• EXERCISE
Restate verbatim the span of lines below between the line with "if (head_dim != 64" and the line with "const void* V, long v_st, long v_sb, void*", including those two lines, and only that span.

• EXTRACTED MATERIAL
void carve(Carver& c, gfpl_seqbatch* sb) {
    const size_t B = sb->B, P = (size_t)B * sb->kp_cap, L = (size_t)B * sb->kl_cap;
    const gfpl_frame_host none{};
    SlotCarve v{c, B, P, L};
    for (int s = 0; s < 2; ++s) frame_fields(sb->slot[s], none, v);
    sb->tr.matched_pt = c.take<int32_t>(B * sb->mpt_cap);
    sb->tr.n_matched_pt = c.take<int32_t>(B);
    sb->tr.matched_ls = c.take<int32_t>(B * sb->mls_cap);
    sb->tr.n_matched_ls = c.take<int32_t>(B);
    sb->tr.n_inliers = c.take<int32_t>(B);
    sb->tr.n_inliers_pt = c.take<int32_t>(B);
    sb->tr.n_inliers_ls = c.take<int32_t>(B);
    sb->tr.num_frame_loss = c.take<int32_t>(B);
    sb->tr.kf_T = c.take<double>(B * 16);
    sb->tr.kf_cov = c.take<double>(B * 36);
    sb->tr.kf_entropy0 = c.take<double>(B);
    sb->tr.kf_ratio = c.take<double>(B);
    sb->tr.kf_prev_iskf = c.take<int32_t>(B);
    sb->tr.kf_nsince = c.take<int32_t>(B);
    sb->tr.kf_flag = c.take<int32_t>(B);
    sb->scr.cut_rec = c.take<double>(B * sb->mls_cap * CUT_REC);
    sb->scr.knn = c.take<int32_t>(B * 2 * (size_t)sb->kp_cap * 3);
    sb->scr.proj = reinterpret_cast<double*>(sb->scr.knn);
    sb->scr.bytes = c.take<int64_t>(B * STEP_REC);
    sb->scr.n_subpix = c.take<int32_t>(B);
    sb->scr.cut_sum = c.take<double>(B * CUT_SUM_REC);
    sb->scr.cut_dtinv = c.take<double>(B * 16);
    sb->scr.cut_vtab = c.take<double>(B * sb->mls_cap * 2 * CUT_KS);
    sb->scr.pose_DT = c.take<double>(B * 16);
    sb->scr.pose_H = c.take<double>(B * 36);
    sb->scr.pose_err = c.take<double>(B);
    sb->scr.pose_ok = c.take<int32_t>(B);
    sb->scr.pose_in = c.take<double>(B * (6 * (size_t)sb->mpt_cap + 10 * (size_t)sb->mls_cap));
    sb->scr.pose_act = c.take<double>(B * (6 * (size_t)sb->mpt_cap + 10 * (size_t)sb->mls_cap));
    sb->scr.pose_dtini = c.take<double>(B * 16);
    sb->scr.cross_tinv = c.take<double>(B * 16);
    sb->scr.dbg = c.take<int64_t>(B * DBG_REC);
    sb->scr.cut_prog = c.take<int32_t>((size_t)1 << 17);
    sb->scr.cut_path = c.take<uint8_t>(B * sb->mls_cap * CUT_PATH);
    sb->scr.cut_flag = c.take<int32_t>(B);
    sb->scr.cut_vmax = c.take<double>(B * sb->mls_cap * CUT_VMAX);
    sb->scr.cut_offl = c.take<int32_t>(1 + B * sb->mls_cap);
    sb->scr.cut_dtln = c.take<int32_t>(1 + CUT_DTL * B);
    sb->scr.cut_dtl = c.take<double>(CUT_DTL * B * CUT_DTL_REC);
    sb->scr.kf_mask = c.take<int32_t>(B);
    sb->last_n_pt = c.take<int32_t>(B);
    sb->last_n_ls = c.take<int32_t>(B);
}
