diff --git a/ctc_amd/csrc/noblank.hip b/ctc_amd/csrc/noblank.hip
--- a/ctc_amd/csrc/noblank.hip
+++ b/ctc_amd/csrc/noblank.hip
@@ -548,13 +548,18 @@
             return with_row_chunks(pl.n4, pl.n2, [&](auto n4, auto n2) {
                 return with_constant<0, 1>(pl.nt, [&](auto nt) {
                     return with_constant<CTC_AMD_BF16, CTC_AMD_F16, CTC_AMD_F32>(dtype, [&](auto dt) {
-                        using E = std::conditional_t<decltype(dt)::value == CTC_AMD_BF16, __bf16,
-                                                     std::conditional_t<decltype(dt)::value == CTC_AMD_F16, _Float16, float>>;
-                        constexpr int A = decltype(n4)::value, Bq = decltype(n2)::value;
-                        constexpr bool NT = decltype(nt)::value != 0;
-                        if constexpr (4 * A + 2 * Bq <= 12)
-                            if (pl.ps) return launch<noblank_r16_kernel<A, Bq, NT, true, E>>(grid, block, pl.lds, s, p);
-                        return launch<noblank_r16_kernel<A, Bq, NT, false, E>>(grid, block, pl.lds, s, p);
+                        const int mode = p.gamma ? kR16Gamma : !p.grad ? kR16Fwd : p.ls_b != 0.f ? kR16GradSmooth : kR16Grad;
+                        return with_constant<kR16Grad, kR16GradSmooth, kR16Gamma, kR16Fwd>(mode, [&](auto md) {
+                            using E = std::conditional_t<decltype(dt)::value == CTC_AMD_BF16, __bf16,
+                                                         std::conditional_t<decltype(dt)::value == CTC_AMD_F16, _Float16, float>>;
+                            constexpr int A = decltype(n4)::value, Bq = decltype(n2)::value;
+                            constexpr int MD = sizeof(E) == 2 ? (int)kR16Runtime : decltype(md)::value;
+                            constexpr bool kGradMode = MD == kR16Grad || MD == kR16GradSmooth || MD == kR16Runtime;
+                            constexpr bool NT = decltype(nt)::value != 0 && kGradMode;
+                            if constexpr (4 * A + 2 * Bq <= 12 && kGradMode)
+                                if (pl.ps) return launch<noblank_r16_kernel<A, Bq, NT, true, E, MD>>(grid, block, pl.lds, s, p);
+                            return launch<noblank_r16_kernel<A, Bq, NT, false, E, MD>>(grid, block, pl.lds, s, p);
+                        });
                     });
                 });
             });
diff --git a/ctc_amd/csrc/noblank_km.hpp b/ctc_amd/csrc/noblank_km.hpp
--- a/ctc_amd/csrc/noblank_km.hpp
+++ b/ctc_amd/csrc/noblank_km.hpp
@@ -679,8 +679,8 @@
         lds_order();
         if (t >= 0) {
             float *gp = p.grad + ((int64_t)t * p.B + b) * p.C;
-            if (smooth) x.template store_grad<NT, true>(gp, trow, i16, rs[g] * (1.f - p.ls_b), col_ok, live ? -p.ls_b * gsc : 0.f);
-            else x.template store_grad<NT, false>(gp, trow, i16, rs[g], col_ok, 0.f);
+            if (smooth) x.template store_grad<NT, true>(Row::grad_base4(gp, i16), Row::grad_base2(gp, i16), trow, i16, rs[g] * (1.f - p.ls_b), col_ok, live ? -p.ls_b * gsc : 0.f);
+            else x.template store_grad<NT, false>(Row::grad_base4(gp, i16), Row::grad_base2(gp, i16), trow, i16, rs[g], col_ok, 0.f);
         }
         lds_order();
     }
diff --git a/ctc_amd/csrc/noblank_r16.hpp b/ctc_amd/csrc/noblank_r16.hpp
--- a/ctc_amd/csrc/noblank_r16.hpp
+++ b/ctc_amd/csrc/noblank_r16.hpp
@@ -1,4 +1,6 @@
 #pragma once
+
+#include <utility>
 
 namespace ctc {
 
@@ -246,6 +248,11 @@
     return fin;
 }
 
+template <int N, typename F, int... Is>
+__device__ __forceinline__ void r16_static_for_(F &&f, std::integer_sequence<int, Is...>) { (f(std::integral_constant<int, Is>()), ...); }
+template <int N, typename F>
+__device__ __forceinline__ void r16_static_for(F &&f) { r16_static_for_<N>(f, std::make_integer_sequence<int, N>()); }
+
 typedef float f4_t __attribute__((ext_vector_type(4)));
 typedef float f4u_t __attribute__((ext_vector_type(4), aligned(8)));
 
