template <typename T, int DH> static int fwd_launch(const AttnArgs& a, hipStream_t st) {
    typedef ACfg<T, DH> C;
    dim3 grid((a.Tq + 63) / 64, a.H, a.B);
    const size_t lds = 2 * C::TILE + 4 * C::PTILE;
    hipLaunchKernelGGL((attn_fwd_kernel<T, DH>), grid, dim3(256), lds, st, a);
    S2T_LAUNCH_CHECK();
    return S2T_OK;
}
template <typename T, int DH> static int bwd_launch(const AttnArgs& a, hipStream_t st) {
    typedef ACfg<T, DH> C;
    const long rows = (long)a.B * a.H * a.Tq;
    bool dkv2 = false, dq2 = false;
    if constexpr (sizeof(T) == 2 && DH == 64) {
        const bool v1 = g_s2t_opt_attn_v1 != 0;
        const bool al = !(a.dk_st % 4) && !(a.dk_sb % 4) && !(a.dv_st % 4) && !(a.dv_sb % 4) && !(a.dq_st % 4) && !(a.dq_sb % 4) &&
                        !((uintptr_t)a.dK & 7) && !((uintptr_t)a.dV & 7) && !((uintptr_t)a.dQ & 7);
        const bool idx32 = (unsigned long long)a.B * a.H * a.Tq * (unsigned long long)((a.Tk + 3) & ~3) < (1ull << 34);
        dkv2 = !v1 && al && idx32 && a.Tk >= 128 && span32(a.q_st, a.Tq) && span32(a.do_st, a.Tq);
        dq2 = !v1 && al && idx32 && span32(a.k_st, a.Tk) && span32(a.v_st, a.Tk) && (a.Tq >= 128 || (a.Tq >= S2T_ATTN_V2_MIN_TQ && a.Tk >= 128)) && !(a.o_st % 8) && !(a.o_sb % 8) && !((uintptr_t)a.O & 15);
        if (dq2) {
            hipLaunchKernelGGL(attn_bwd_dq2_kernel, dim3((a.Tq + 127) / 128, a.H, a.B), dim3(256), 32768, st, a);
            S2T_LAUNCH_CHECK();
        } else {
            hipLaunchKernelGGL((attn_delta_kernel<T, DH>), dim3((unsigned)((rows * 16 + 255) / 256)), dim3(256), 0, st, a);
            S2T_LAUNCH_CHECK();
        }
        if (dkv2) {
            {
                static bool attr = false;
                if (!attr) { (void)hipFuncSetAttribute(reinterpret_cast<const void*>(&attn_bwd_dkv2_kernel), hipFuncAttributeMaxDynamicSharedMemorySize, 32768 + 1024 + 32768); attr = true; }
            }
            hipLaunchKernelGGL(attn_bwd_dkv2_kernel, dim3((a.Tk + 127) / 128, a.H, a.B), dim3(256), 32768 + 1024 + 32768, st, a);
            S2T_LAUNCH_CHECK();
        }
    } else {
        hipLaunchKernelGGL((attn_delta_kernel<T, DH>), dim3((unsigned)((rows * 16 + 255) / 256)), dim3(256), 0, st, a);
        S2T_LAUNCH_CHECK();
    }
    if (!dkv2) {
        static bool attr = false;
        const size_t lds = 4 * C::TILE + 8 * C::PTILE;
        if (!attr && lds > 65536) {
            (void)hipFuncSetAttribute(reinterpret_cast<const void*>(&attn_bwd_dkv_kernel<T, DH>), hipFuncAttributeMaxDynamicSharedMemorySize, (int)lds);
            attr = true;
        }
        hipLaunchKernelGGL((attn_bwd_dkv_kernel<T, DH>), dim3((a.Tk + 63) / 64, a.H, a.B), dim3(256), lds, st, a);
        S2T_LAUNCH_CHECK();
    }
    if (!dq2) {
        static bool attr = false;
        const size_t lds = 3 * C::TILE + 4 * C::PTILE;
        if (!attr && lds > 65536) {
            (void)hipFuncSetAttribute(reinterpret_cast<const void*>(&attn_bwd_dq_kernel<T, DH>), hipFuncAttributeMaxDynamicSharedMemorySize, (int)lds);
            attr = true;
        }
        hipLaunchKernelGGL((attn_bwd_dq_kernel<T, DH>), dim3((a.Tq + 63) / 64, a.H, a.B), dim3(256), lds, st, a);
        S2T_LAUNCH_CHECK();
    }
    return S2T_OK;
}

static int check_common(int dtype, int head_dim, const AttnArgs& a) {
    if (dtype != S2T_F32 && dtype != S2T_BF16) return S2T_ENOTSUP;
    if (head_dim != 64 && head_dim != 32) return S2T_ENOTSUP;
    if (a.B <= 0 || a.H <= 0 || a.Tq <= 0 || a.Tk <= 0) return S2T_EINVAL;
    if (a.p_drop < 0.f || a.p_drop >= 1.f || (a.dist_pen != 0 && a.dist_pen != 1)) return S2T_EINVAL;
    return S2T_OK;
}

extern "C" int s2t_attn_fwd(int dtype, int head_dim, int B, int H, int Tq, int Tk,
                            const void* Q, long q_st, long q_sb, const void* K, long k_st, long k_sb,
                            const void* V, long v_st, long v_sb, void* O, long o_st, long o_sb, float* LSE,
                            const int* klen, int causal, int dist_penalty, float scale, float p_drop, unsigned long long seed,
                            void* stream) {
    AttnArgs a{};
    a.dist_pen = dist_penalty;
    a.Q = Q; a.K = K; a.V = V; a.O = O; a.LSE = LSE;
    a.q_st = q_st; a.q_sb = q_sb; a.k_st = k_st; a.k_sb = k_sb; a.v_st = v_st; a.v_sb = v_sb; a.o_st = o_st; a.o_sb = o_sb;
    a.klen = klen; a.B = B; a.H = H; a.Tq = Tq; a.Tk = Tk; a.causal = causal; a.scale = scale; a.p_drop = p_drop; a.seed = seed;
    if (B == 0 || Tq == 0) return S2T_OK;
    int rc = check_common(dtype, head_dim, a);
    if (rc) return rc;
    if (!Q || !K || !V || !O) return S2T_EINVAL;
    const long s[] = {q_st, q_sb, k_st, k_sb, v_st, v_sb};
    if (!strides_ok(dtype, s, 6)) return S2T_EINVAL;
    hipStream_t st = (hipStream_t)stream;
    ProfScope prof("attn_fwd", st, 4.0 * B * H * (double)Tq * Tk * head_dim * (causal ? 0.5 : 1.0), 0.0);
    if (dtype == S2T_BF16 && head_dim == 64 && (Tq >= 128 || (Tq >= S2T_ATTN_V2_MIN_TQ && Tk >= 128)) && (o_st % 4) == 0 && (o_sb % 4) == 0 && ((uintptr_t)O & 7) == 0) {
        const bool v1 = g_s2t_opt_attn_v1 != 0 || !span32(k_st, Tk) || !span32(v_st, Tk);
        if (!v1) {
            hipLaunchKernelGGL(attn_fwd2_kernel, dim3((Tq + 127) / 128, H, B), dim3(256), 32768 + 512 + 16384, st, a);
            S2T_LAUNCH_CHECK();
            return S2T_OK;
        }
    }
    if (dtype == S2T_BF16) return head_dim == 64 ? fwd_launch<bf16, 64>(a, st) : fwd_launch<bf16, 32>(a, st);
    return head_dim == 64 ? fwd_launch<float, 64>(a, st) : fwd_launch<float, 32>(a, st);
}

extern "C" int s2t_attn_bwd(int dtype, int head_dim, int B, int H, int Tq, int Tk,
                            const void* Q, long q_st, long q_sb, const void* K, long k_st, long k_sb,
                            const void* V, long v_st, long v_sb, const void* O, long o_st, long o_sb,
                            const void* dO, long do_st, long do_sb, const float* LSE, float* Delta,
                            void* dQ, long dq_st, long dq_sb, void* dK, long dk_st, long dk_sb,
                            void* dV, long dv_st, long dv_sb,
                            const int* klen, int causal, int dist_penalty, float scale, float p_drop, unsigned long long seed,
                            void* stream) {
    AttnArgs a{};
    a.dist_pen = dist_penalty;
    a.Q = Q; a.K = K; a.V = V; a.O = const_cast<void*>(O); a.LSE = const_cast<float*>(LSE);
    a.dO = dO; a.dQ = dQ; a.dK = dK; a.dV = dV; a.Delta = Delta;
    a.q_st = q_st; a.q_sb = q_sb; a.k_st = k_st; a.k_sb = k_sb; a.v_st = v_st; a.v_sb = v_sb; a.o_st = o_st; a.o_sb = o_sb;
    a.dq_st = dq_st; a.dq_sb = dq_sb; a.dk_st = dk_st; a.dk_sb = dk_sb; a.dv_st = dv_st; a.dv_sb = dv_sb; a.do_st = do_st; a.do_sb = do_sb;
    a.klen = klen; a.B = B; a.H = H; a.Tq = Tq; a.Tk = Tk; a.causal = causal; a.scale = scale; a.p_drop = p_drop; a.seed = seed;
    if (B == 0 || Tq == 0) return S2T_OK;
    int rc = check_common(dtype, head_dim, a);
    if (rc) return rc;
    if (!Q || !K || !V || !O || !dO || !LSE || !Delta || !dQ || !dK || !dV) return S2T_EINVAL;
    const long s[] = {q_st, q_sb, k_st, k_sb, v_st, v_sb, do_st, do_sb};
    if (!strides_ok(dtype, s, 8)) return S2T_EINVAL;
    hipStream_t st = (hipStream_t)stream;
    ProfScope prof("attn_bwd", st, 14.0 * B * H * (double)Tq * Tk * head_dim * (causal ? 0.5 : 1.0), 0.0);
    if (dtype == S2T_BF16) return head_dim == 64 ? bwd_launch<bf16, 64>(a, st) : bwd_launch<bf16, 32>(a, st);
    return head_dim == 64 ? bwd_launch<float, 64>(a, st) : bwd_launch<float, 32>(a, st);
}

• ANSWER SPACE
    if (head_dim != 64 && head_dim != 32) return S2T_ENOTSUP;
    if (a.B <= 0 || a.H <= 0 || a.Tq <= 0 || a.Tk <= 0) return S2T_EINVAL;
    if (a.p_drop < 0.f || a.p_drop >= 1.f || (a.dist_pen != 0 && a.dist_pen != 1)) return S2T_EINVAL;
    return S2T_OK;
}

extern "C" int s2t_attn_fwd(int dtype, int head_dim, int B, int H, int Tq, int Tk,
                            const void* Q, long q_st, long q_sb, const void* K, long k_st, long k_sb,
                            const void* V, long v_st, long v_sb, void* O, long o_st, long o_sb, float* LSE,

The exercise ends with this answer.